Radikalisierte Abtreibungsgegner_innen – eine unterschätzte Gefahr

Angezeigt worden war Dr. Hänel von radikalen Abtreibungsgegner_innen aus dem Umfeld von www.babycaust.de, einer Seite, auf der unter anderem extreme Thesen wie "damals Holocaust – heute Babycaust" vertreten werden. Zu den zentralen Akteuren hinter der Seite gehört Günter Annen, Vorsitzender der Initiative Nie Wieder! e.V., die sowohl gegen Abtreibungen als auch gegen ärztliche Suizidhilfe vorgeht. Babycaust stellt mit abscheulichen Bildern und unfassbaren Nazivergleichen Ärzt_innen an den Pranger, die auch Abtreibungen vornehmen. Die ins Visier Genommenen werden als "Mörder" oder "Tötungsspezialisten" bezeichnet und mit den Adressen ihrer niedergelassenen Praxis oder Klinik (nicht selten auch mit Privatanschrift) auf der Internetseite genannt, eingeschüchtert und bedroht.

Anstößige Propaganda bezüglich Schwangerschaftsabbruch

Unmittel nach nach der Urteilsverkündung gegen Dr. Hänel gab Dr. Ines Scheibe vom Humanistischen Verband Deutschlands (HVD) in einer Presseerklärung bekannt:

"Eine selbstbestimmte Familienplanung ist nicht möglich ohne den Zugang zu medizinisch und psychologisch qualifizierten sowie weltanschaulich neutralen Informationen über Möglichkeiten und Bedingungen der rechtzeitigen Beendigung ungewollter Schwangerschaften."
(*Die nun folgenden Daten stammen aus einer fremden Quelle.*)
static int upload_mxfp8(tsim_encoder *e, const std::vector<const float *> &parts, size_t n_rows, size_t K, uint8_t **q,
                        uint8_t **sc) {
    const size_t rows = n_rows * parts.size(), nb = K / 32;
    std::vector<uint8_t> hq(rows * K), hs(rows * nb);
    for (size_t p = 0; p < parts.size(); ++p)
        for (size_t r = 0; r < n_rows; ++r)
            for (size_t b = 0; b < nb; ++b) {
                const float *src = parts[p] + r * K + b * 32;
                float amax = 0.f;
                for (int i = 0; i < 32; ++i) amax = std::fmax(amax, std::fabs(src[i]));
                int sexp = 0;
                if (amax > 0.f) {
                    int ex;
                    (void)std::frexp((double)amax, &ex);
                    sexp = ex - 1 - 8;
                    sexp = sexp < -127 ? -127 : (sexp > 127 ? 127 : sexp);
                }
                uint8_t *dst = hq.data() + (p * n_rows + r) * K + b * 32;
                for (int i = 0; i < 32; ++i) {
                    double y = std::ldexp((double)src[i], -sexp);
                    y = y > 448.0 ? 448.0 : (y < -448.0 ? -448.0 : y);
                    dst[i] = host_f32_to_e4m3((float)y);
                }
                hs[(p * n_rows + r) * nb + b] = (uint8_t)(sexp + 127);
            }
    int rc = dev_alloc(e, hq.size(), (void **)q);
    if (rc) return rc;
    if ((rc = dev_alloc(e, hs.size(), (void **)sc))) return rc;
    TSIM_HIP_CHECK(hipMemcpy(*q, hq.data(), hq.size(), hipMemcpyHostToDevice));
    TSIM_HIP_CHECK(hipMemcpy(*sc, hs.data(), hs.size(), hipMemcpyHostToDevice));
    return TSIM_OK;
}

Scheibe ist Leiterin einer Schwangerenberatungsstelle des HVD Berlin-Brandenburg und u.a. im Koordinationskreis des vom HVD initiierten und mitgegründeten Bündnisses für sexuelle Selbstbestimmung. Dort war man sich der sehr konkreten Gefahr bewusst, dass, wie Scheibe sagte, der Strafrechtsparagraf 219a "eine Grundlage für inakzeptable Schikanen durch religiöse Fundamentalisten und andere radikale Abtreibungsgegner" bietet.

Wer nach Anstößigem sucht, kann es bei eben jenen Extremist_innen finden: in den widerwärtigen Bild- und Textbotschaften auf der Website www.babycaust.de. Doch der Paragraf 219a richtet sich nicht gegen diese fundamentalistischen selbst ernannten Lebensschützer_innen, sondern umgekehrt gegen Ärt_innen wie Frau Dr. Hänel. Ärzt_innen, die über die Möglichkeit eines Eingriff durch sie auch nur öffentlich aufklären, erfüllen den Straftatbestand durch die Tatsache, dass sie bei einem Eingriff ja Honorar erhalten. Dieser Tabubruch reicht dann auch schon für einen weit gefassten Begriff der Anstößigkeit.
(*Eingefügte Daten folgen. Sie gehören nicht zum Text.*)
@@ -336,6 +340,7 @@
     pl.half_waves = sw.env_step_lanes == 32 && pl.env_step && !dq;
     pl.inline_ok = pl.env_step && sw.inline_general && !pl.half_waves;
     pl.env16 = !dq && B <= sw.env16_max && P.D <= 16 && P.Wd <= 64;
+    pl.memo_tail_ok = !sw.memo_launch && pl.env_step && lobk_env_step_has_memo_tail(pl.inline_ok, dq, pl.half_waves, pl.env16);
     pl.q_lanes = sw.q_lanes >= 0 ? sw.q_lanes == 1 : (long long)B >= (long long)LOB_QL_BLOCK * n_cus / 2;
     pl.q_pair = sw.q_pair && P.M < (1ll << 27) && (!dq || sw.dq_pair);
     pl.t_light = (ql || dq) && sw.t_light;
@@ -1318,6 +1323,7 @@
     bool rest_merged;
     bool rest_side;
     bool registered;
+    bool memo_tail;
 };
 
 struct StepGroup {
@@ -1378,6 +1384,8 @@
         sp.mostly_general = e->sw.force_general >= 0 ? e->sw.force_general == 1 : e->hint_now > e->B / 16;
         sp.inline_general = pl.inline_ok && e->steps_on_lists >= 1 && !sp.mostly_general;
         if (sp.fused_act) e->steps_on_lists++;
+        sp.memo_tail = pl.memo_tail_ok && pl.memo && sp.second && sp.fused_act && sp.inline_general;
+        if (sp.memo_tail) e->memo_tail_steps++;
     }
     if (sp.second && sp.learner && sp.fast) {
         sp.acc_fused = pl.acc_fuse_ok && !sp.acc_blocked && e->hint_now <= std::max(1024, e->B / 16);
@@ -1407,6 +1415,7 @@
     return LOB_OK;
 }
 static void publish_step_words(lob_engine* e, const StepPlan& sp, hipStream_t st) {
+    if (sp.memo_tail) return;
     if (sp.fast) launch_memo(e, sp.par, sp.learner ? 0 : 1);
     else if (sp.learner && e->P.combine) hipLaunchKernelGGL(step_words_kernel, dim3(1), dim3(1), 0, st, e->S_dev, e->S.cb_par, e->S.cb_dense_on);
 }
@@ -1422,10 +1431,10 @@
         const DevParams* Pd = (const DevParams*)e->P_dev;
         const bool t2 = e->P.T <= 2;
         const int nb = e->B, sid = e->step_id;
-        const EnvFuse F1{nullptr, nullptr, sp.lpar, sid - 1, sp.ver}, F2{act_list, act_n, sp.lpar, sid - 1, sp.ver};
+        const EnvFuse F1{nullptr, nullptr, sp.lpar, sid - 1, sp.ver, e->S.cb_dense_on}, F2{act_list, act_n, sp.lpar, sid - 1, sp.ver, e->S.cb_dense_on};
         {
             TimedLaunch t(e, "env_kernel", st);
-            if (e->plan.env_step) lobk_env_step(st, sp.inline_general, dq, e->plan.half_waves, e->plan.env16, Pd, e->S, nb, sid, sp.par, F1, rnd);
+            if (e->plan.env_step) lobk_env_step(st, sp.inline_general, dq, e->plan.half_waves, e->plan.env16, sp.memo_tail, Pd, e->S, nb, sid, sp.par, F1, rnd);
             else lobk_env_mode(st, t2, 1, Pd, e->S, nb, sid, sp.par, F1);
         }
         if (!sp.inline_general) {
@@ -2144,6 +2153,46 @@
     return LOB_OK;
 }
 
+extern "C" int lob_debug_memo_array(lob_engine* e, int32_t which, void* out, int64_t cap, int64_t* n_bytes) {
+    if (!e || !n_bytes) return LOB_EINVAL;
+    if (!e->P.memo) { lob_set_error("lob_debug_memo_array: the engine runs without the group-0 memo"); return LOB_ESTATE; }
+    HIPCHK(hipSetDevice(e->device));
+    const size_t ms = (size_t)e->S.mk_slots, mw = (size_t)e->P.M / 32 + 1;
+    const void* src = nullptr;
+    size_t n = 0;
+    if (which == 10) {
+        *n_bytes = 8;
+        if (out && cap >= 8) *(int64_t*)out = e->memo_tail_steps;
+        return LOB_OK;
+    }
+    switch (which) {
+    case 0: {
+        i32 cnt[2] = {0, 0};
+        HIPCHK(hipMemcpyAsync(cnt, e->S.mk_count, sizeof cnt, hipMemcpyDeviceToHost, e->stream));
+        HIPCHK(hipStreamSynchronize(e->stream));
+        const int par = e->last_par & 1;
+        src = e->S.mk_list + (size_t)par * ms; n = (size_t)std::min<i64>(std::max(cnt[par], 0), (i64)ms) * 4;
+        break;
+    }
+    case 1: src = e->S.mk_ident; n = ms * 16; break;
+    case 2: src = e->S.mk_rec; n = 2 * ms * LOB_MK_REC * 8; break;
+    case 3: src = e->S.mk_rec_b; n = e->S.mk_rec_b ? 2 * ms * LOB_MK_REC * 8 : 0; break;
+    case 4: src = e->S.mk_tiles; n = ms * LOB_N_ACTIONS * 32 * 4; break;
+    case 5: src = e->S.mk_tiles_ok; n = ms * 4; break;
+    case 6: src = e->S.theta_nzx; n = mw * 4; break;
+    case 7: src = e->S.theta_nzc; n = (size_t)e->P.cwords4 * 16; break;
+    case 8: src = e->S.theta_nzd; n = e->S.theta_nzd ? 2 * mw * 4 : 0; break;
+    case 9: src = e->S.hl_rec; n = (size_t)LOB_HL_REC * e->B * 8; break;
+    default: lob_set_error("lob_debug_memo_array: unknown array"); return LOB_EINVAL;
+    }
+    *n_bytes = (int64_t)n;
+    if (!out || n == 0) return LOB_OK;
+    if (cap < (int64_t)n) { lob_set_error("lob_debug_memo_array: the buffer is too small"); return LOB_EINVAL; }
+    HIPCHK(hipMemcpyAsync(out, src, n, hipMemcpyDeviceToHost, e->stream));
+    HIPCHK(hipStreamSynchronize(e->stream));
+    return LOB_OK;
+}
+
 extern "C" int lob_debug_exchange(lob_engine* e, int64_t out[5]) {
     if (!e || !out) return LOB_EINVAL;
     out[0] = e->spx_nosync; out[1] = e->spx_synced; out[2] = e->spx_overflows; out[3] = e->spx_fixed; out[4] = e->spx_last_total;
diff --git a/rl_markets_amd/csrc/lob_envstep.h b/rl_markets_amd/csrc/lob_envstep.h
--- a/rl_markets_amd/csrc/lob_envstep.h
+++ b/rl_markets_amd/csrc/lob_envstep.h
@@ -16,10 +16,11 @@
 }
 
 template <int LANES> struct EnvStepOcc { static constexpr int waves = LANES == 64 ? 1 : 2; };
-template <bool INLINE_GENERAL, bool DQ = false, int LANES = 64>
+template <bool INLINE_GENERAL, bool DQ = false, int LANES = 64, bool MEMO_TAIL = false>
 __global__ void __launch_bounds__(64, EnvStepOcc<LANES>::waves) env_step_kernel(const DevParams* __restrict__ Pp, const DevState* __restrict__ Sp, int step_id, int par, EnvFuse F,
                                                                                   const uint32_t* __restrict__ rnd_g) {
     static_assert(LANES == 64 || !INLINE_GENERAL, "the half-full variant leaves the books without a list to the work list");
+    static_assert(!MEMO_TAIL || (INLINE_GENERAL && LANES == 64), "the memo tail serves the step whose claims are all made by this kernel");
     const DevParams& P = *Pp;
     const DevState& S = *Sp;
     __shared__ TickLds tick_lds;
@@ -131,6 +132,10 @@
 
     int action = 0;
     bool go = false;
+    int mark_pair = -1;
+    int won = 0, won_slot = 0;
+    int won_q0 = 0, won_q1 = 0, won_q2 = 0;
+    bool rnd_staged = false;
     if (valid) {
         if (h0.done) {
             hp->stepped = 0;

Unterschätzte Gefahr fundamental-radikaler Tendenzen

Wie auch auf anderen Gebieten zu beobachten, wurden und werden fundamental-radikale, antiliberale Kräfte – aus Naivität oder Gleichgültigkeit – in unserer Gesellschaft häufig unterschätzt. Nach Angaben in der taz haben sich die von radikalisierten Abtreibungsgegner_innen angestoßenen Ermittlungsverfahren in den vergangenen Jahren nahezu verdreifacht: Wären es von 2010 bis 2014 jährlich zwei bis maximal 14 pro Jahr, läge die Zahl 2016 bei 35 Fällen, erklärte die Linken-Politikerin Cornelia Möhring in der linken Tageszeitung.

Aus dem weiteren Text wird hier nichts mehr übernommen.